The creatures seemed to be surviving in this replicated environment, artificially lit, artificially filtered, artificially everything. Each detail had to be carefully considered, the replication so complete that it provided the perfect conditions the creatures would never have in the wild. Instead of unpredictability there was routine in these safe crowded pastures. The exhibits didn’t eat each other; they no longer had to stay alert and wary. Mindful.
Every so often in this replicated Amazon it started raining on the fish. There were simulated birdcalls, the big-throated voice of the toucan, lilting twittery small bird sounds thronging. The rain stopped momentarily then started again. A rainbow appeared on the backdrop, and then it too faded. In this Amazon were huge lobsters so red and robust that they too looked simulated, even though they were real.
There was spirit in everything, every tree, animal, plant, rock. In the water, earth, the sky. A waterfall had a spirit. Rain. Did this replicated rain have less spirit than rain that fell naturally? It was still the falling of water from above, the moist drip of leaves. Everything in the aquarium was animate. Replications took on the spirit of the real.

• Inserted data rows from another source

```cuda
template <bool BF16, int LPG, int QPG, class SlotSrc, bool HALF_ACC = false>
__global__ void __launch_bounds__(256, DEVIS_BWD_MIN_BLOCKS) msda_bwd_kernel(const BwdArgs<SlotSrc> a)
{
    using X = TapExchange<LPG>;
    extern __shared__ int4 s_slot[];
    const int outer = blockIdx.y;
    build_slots(s_slot, a.src, a.d, outer, a.n_slots_total);
    float *xbuf = reinterpret_cast<float *>(s_slot + a.n_slots_total) + (threadIdx.x >> 5) * (2 * X::kWordsPerWarpBuf);

    const int M = a.d.M, Lq = a.d.Lq;
    const int j = threadIdx.x % LPG;
    const int g = (threadIdx.x & 31) / LPG;
    const int grp = threadIdx.x / LPG;
    const int QC = blockDim.x / LPG;
    const int qchunk = blockIdx.x / M, m = blockIdx.x - qchunk * M;
    const L2Policy pol = make_l2_policy();

    int q[QPG];
    bool qlive[QPG];
    float4 go[QPG];
#pragma unroll
    for (int i = 0; i < QPG; ++i) {
        const int qi = (qchunk * QPG + i) * QC + grp;
        qlive[i] = qi < Lq;
        q[i] = qlive[i] ? (a.q_perm ? a.q_perm[qi] : qi) : 0;
        go[i] = make_float4(0.f, 0.f, 0.f, 0.f);
        if (qlive[i]) {
            const size_t row = ((size_t)outer * Lq + q[i]) * M + m;
            go[i] = BF16 ? ldg_bf16x4(reinterpret_cast<const uint2 *>(a.grad_out) + row * LPG + j)
                         : ld_stream_f4(reinterpret_cast<const float4 *>(a.grad_out) + row * LPG + j, pol);
        }
    }

    constexpr unsigned kQuadBytes = BF16 ? 8u : 16u;
    const unsigned rowbytes = (unsigned)(M * LPG) * kQuadBytes;
    const char *vbase = reinterpret_cast<const char *>(a.value) + (size_t)(m * LPG + j) * kQuadBytes;
    asm volatile("" : "+l"(vbase));
    static_assert(!HALF_ACC || BF16, "bf16 accumulation needs bf16 value");
    constexpr unsigned kGvQuadBytes = HALF_ACC ? 8u : 16u;
    char *gvb = a.grad_value ? reinterpret_cast<char *>(a.grad_value) + (size_t)(m * LPG + j) * kGvQuadBytes : nullptr;
    constexpr unsigned kGvShift = (BF16 && !HALF_ACC) ? 1u : 0u;
    char *detb = a.det.acc ? reinterpret_cast<char *>(a.det.acc) + (size_t)(m * LPG) * 32u + (size_t)j * 8u : nullptr;
    const float det_sh = a.det.acc ? ldexpf(1.f, kDetFracBits - det_exponent(a.det.max_bits)) : 0.f;

    int slot_base = 0, parity = 0;
    for (int sg = 0; sg < a.n_seg; ++sg) {
        const int P = a.seg[sg].P, K = a.seg[sg].n_slots * P, pshift = pow2_shift(P);
        const float *loc = reinterpret_cast<const float *>(a.seg[sg].loc);
        const float *aw = reinterpret_cast<const float *>(a.seg[sg].aw);
        float *gloc = reinterpret_cast<float *>(a.seg[sg].grad_loc);
        float *gaw = reinterpret_cast<float *>(a.seg[sg].grad_aw);
        for (int k0 = 0; k0 < K; k0 += LPG) {
            const int k = k0 + j;
            const bool klive = k < K;
            const int4 sl = s_slot[slot_base + (klive ? div_p(k, P, pshift) : 0)];
#pragma unroll
            for (int i = 0; i < QPG; ++i) {
                const size_t row = ((size_t)outer * Lq + q[i]) * M + m;
                const bool live = klive && qlive[i];
                float2 xy = make_float2(0.f, 0.f);
                float w = 0.f;
                if (live) {
                    xy = ld_stream_f2(reinterpret_cast<const float2 *>(loc + row * K * 2) + k, pol);
                    w = ld_stream_f(aw + row * K + k, pol);
                }
                const TapGeom t = tap_geometry(xy.x, xy.y, sl, live);
                float *buf = xbuf + parity * X::kWordsPerWarpBuf;
                parity ^= 1;
                X::publish(buf, j, g, t, w, rowbytes);
                __syncwarp();

                const float4 gg = go[i];
                float dsum[LPG][4];
#pragma unroll
                for (int jj = 0; jj < LPG; ++jj) {
                    uint4 off;
                    float4 c;
                    X::fetch(buf, jj, g, off, c);
                    float4 v00, v01, v10, v11;
                    if (BF16) {
                        v00 = ldg_bf16x4(reinterpret_cast<const uint2 *>(vbase + off.x));
                        v01 = ldg_bf16x4(reinterpret_cast<const uint2 *>(vbase + off.y));
                        v10 = ldg_bf16x4(reinterpret_cast<const uint2 *>(vbase + off.z));
                        v11 = ldg_bf16x4(reinterpret_cast<const uint2 *>(vbase + off.w));
                    } else {
                        v00 = ldg_f4(reinterpret_cast<const float4 *>(vbase + off.x), pol);
                        v01 = ldg_f4(reinterpret_cast<const float4 *>(vbase + off.y), pol);
                        v10 = ldg_f4(reinterpret_cast<const float4 *>(vbase + off.z), pol);
                        v11 = ldg_f4(reinterpret_cast<const float4 *>(vbase + off.w), pol);
                    }
                    dsum[jj][0] = fmaf(v00.w, gg.w, fmaf(v00.z, gg.z, fmaf(v00.y, gg.y, v00.x * gg.x)));
                    dsum[jj][1] = fmaf(v01.w, gg.w, fmaf(v01.z, gg.z, fmaf(v01.y, gg.y, v01.x * gg.x)));
                    dsum[jj][2] = fmaf(v10.w, gg.w, fmaf(v10.z, gg.z, fmaf(v10.y, gg.y, v10.x * gg.x)));
                    dsum[jj][3] = fmaf(v11.w, gg.w, fmaf(v11.z, gg.z, fmaf(v11.y, gg.y, v11.x * gg.x)));
                    if (detb) {
                        if (c.x != 0.f) det_add4<LPG>(reinterpret_cast<long long *>(detb + ((size_t)off.x << (kGvShift + 1))), det_sh, c.x * gg.x, c.x * gg.y, c.x * gg.z, c.x * gg.w);
                        if (c.y != 0.f) det_add4<LPG>(reinterpret_cast<long long *>(detb + ((size_t)off.y << (kGvShift + 1))), det_sh, c.y * gg.x, c.y * gg.y, c.y * gg.z, c.y * gg.w);
                        if (c.z != 0.f) det_add4<LPG>(reinterpret_cast<long long *>(detb + ((size_t)off.z << (kGvShift + 1))), det_sh, c.z * gg.x, c.z * gg.y, c.z * gg.z, c.z * gg.w);
                        if (c.w != 0.f) det_add4<LPG>(reinterpret_cast<long long *>(detb + ((size_t)off.w << (kGvShift + 1))), det_sh, c.w * gg.x, c.w * gg.y, c.w * gg.z, c.w * gg.w);
                    } else if (gvb) {
                        if (c.x != 0.f) red_add_quad<HALF_ACC>(gvb + ((size_t)off.x << kGvShift), c.x * gg.x, c.x * gg.y, c.x * gg.z, c.x * gg.w, pol);
                        if (c.y != 0.f) red_add_quad<HALF_ACC>(gvb + ((size_t)off.y << kGvShift), c.y * gg.x, c.y * gg.y, c.y * gg.z, c.y * gg.w, pol);
                        if (c.z != 0.f) red_add_quad<HALF_ACC>(gvb + ((size_t)off.z << kGvShift), c.z * gg.x, c.z * gg.y, c.z * gg.z, c.z * gg.w, pol);
                        if (c.w != 0.f) red_add_quad<HALF_ACC>(gvb + ((size_t)off.w << kGvShift), c.w * gg.x, c.w * gg.y, c.w * gg.z, c.w * gg.w, pol);
                    }
                }

                float A[4];
                reduce_scatter_taps<LPG>(dsum, j, A);
                if (live) {
                    const bool hit = t.ok != 0u;
                    const float hh = (t.ok & 1u) ? t.hh : 0.f, lh = (t.ok & 2u) ? t.lh : 0.f;
                    const float hw = (t.ok & 4u) ? t.hw : 0.f, lw = (t.ok & 8u) ? t.lw : 0.f;
                    const float l_in = (t.ok & 4u) ? 1.f : 0.f, r_in = (t.ok & 8u) ? 1.f : 0.f;
                    const float t_in = (t.ok & 1u) ? 1.f : 0.f, b_in = (t.ok & 2u) ? 1.f : 0.f;
                    const float val = hh * (hw * A[0] + lw * A[1]) + lh * (hw * A[2] + lw * A[3]);
                    const float gx = hh * (r_in * A[1] - l_in * A[0]) + lh * (r_in * A[3] - l_in * A[2]);
                    const float gy = hw * (b_in * A[2] - t_in * A[0]) + lw * (b_in * A[3] - t_in * A[1]);
                    st_stream_f(gaw + row * K + k, hit ? val : 0.f, pol);
                    st_stream_f2(reinterpret_cast<float2 *>(gloc + row * K * 2) + k,
                                 hit ? make_float2((float)sl.y * gx * w, (float)sl.x * gy * w) : make_float2(0.f, 0.f), pol);
                }
            }
        }
        slot_base += a.seg[sg].n_slots;
    }
}

}
```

Yugen left the rich dark Amazon and came to a room of open-sea fish—long-spine porcupine fish, red sea bream, crescent sweetlips, painted sweetlips, red stingray, sharpbeak terapon, greater amberjack, cobia, banded houndshark, star snapper, longtooth groper.
Spiny lobster. How perfectly well its mottled grey, browns and ochres matched the gravelly seabed.
In another room, in a simulation of wharves and piers, barnacle-encrusted posts, slimy seaweed and an old anchor, were gold-eye rockfish, dark-banded rockfish, cloudy catshark, blotchy swell shark. These fish did not look well. They were listless, lying on top of each other, some vertical, heads towards the surface.
The monk was the only human here with them, the crowds drawn to the more colourful displays. He sat on the bench in the middle of the room and gathered his compassion, let the fish swim in and out of his eyes, in and out of his breathing. He thought of the death that would inevitably come to them as it would to him, as it had already come to Soshin.
The individual fish that swam in the waters, the individual people who passed through these rooms, all were transient. If Yugen stayed here long enough he would see each of these fishes die. Everything was movement and change, but some changes were so slow—the birth and death of planets, the formation of rocks, the wearing down of mountains and the filling of valleys—that they were not perceptible in an individual lifetime. Even as he sat here Yugen knew that cells of his body were dying, some to be replaced, others not. Even as he sat here species were dying. How many were as bounteous in the wild ocean as they in the aquarium?
Giant Pacific octopus, fringed blenny, joyner stingfish, brocade perch, codling, snowy rockfish, longspine snipefish, blueberry roughy, orange roughy. Bastard halibut, Schlegel’s red bass, bar-tailed f lathead, striped jewfish, armourhead, slipper lobster, red crayfish, humpbacked shovel-nose lobster, striated hermit crab.
Bluefin tuna, great white shark, Patagonian toothfish, Murray cod, green turtle, humpback whale.